■ **Recorded information**:
.....
# PRBonn/OverlapNet

Measured on NVIDIA H100. Metric: scan-pairs/sec (overlap+yaw) at 64x900, higher is better.
Workload: dtype f16

## Files before the change

overlapnet_b200/csrc/hopper.cuh:

```cuda
#pragma once
#include <cuda_runtime.h>
#include <stdint.h>

namespace hopper {

__device__ __forceinline__ uint32_t smem_u32(const void* p) { return (uint32_t)__cvta_generic_to_shared(p); }

__device__ __forceinline__ void mbar_init(uint64_t* bar, uint32_t count) {
  asm volatile("mbarrier.init.shared::cta.b64 [%0], %1;" :: "r"(smem_u32(bar)), "r"(count) : "memory");
}
__device__ __forceinline__ void mbar_fence_init() { asm volatile("fence.mbarrier_init.release.cluster;" ::: "memory"); }
__device__ __forceinline__ void mbar_arrive(uint64_t* bar) {
  asm volatile("{\n\t.reg .b64 st;\n\tmbarrier.arrive.shared::cta.b64 st, [%0];\n\t}\n" :: "r"(smem_u32(bar)) : "memory");
}
__device__ __forceinline__ void mbar_arrive_expect_tx(uint64_t* bar, uint32_t bytes) {
  asm volatile("{\n\t.reg .b64 st;\n\tmbarrier.arrive.expect_tx.shared::cta.b64 st, [%0], %1;\n\t}\n"
               :: "r"(smem_u32(bar)), "r"(bytes) : "memory");
}
__device__ __forceinline__ bool mbar_try_wait(uint64_t* bar, uint32_t parity) {
  uint32_t ok;
  asm volatile("{\n\t.reg .pred p;\n\tmbarrier.try_wait.parity.shared::cta.b64 p, [%1], %2;\n\tselp.u32 %0, 1, 0, p;\n\t}\n"
               : "=r"(ok) : "r"(smem_u32(bar)), "r"(parity) : "memory");
  return ok != 0;
}
__device__ __forceinline__ bool mbar_wait(uint64_t* bar, uint32_t parity, long long max_cycles) {
  if (mbar_try_wait(bar, parity)) return true;
  const long long t0 = clock64();
  while (!mbar_try_wait(bar, parity))
    if (clock64() - t0 > max_cycles) return false;
  return true;
}
constexpr long long kMbarWaitCycles = 1ll << 28;

template <int D>
struct MbarRing {
  uint64_t full[D], empty[D];
  __device__ __forceinline__ void init(uint32_t consumer_arrivals) {
    for (int s = 0; s < D; ++s) { mbar_init(&full[s], 1); mbar_init(&empty[s], consumer_arrivals); }
  }
  static __device__ __forceinline__ uint32_t slot(uint32_t i) { return i % D; }
  static __device__ __forceinline__ uint32_t parity(uint32_t i) { return (i / D) & 1; }
  __device__ __forceinline__ bool acquire(uint32_t i, uint32_t bytes) {
    if (!mbar_wait(&empty[slot(i)], parity(i) ^ 1, kMbarWaitCycles)) return false;
    mbar_arrive_expect_tx(&full[slot(i)], bytes);
    return true;
  }
  __device__ __forceinline__ bool try_acquire(uint32_t i, uint32_t bytes) {
    if (!mbar_try_wait(&empty[slot(i)], parity(i) ^ 1)) return false;
    mbar_arrive_expect_tx(&full[slot(i)], bytes);
    return true;
  }
  __device__ __forceinline__ uint64_t* bar(uint32_t i) { return &full[slot(i)]; }
  __device__ __forceinline__ bool wait(uint32_t i) { return mbar_wait(&full[slot(i)], parity(i), kMbarWaitCycles); }
  __device__ __forceinline__ void release(uint32_t i) {
    __syncwarp();
    if ((threadIdx.x & 31) == 0) mbar_arrive(&empty[slot(i)]);
  }
};

#define PIPE_WAIT(ok, code) \
  if (!(ok)) { atomicExch(err, (code)); goto done; }
#define INFLIGHT_WAIT(ok, code) \
  if (!failed && !(ok)) { atomicExch(err, (code)); failed = true; }

__device__ __forceinline__ void named_bar_sync(int id, int count) {
  asm volatile("bar.sync %0, %1;" :: "r"(id), "r"(count) : "memory");
}

__device__ __forceinline__ void bulk_g2s(void* smem_dst, const void* gmem_src, uint32_t bytes, uint64_t* bar) {
  asm volatile("cp.async.bulk.shared::cluster.global.mbarrier::complete_tx::bytes [%0], [%1], %2, [%3];"
               :: "r"(smem_u32(smem_dst)), "l"(gmem_src), "r"(bytes), "r"(smem_u32(bar)) : "memory");
}

constexpr uint32_t kNoSwizzle = 0, kSwizzle128B = 1;
__device__ __forceinline__ uint64_t desc_kmajor(uint32_t smem_addr, uint32_t lbo, uint32_t sbo, uint32_t layout) {
  return (uint64_t)((smem_addr >> 4) & 0x3FFF) | ((uint64_t)((lbo >> 4) & 0x3FFF) << 16) |
         ((uint64_t)((sbo >> 4) & 0x3FFF) << 32) | ((uint64_t)layout << 62);
}
__device__ __forceinline__ void wgmma_fence() { asm volatile("wgmma.fence.sync.aligned;" ::: "memory"); }
__device__ __forceinline__ void wgmma_commit() { asm volatile("wgmma.commit_group.sync.aligned;" ::: "memory"); }
template <int N>
__device__ __forceinline__ void wgmma_wait() { asm volatile("wgmma.wait_group.sync.aligned %0;" :: "n"(N) : "memory"); }
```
.....
■ **Task details**:
Copy each line of the listing that carries the string "hopper".

■ **Task result**:
overlapnet_b200/csrc/hopper.cuh:
namespace hopper {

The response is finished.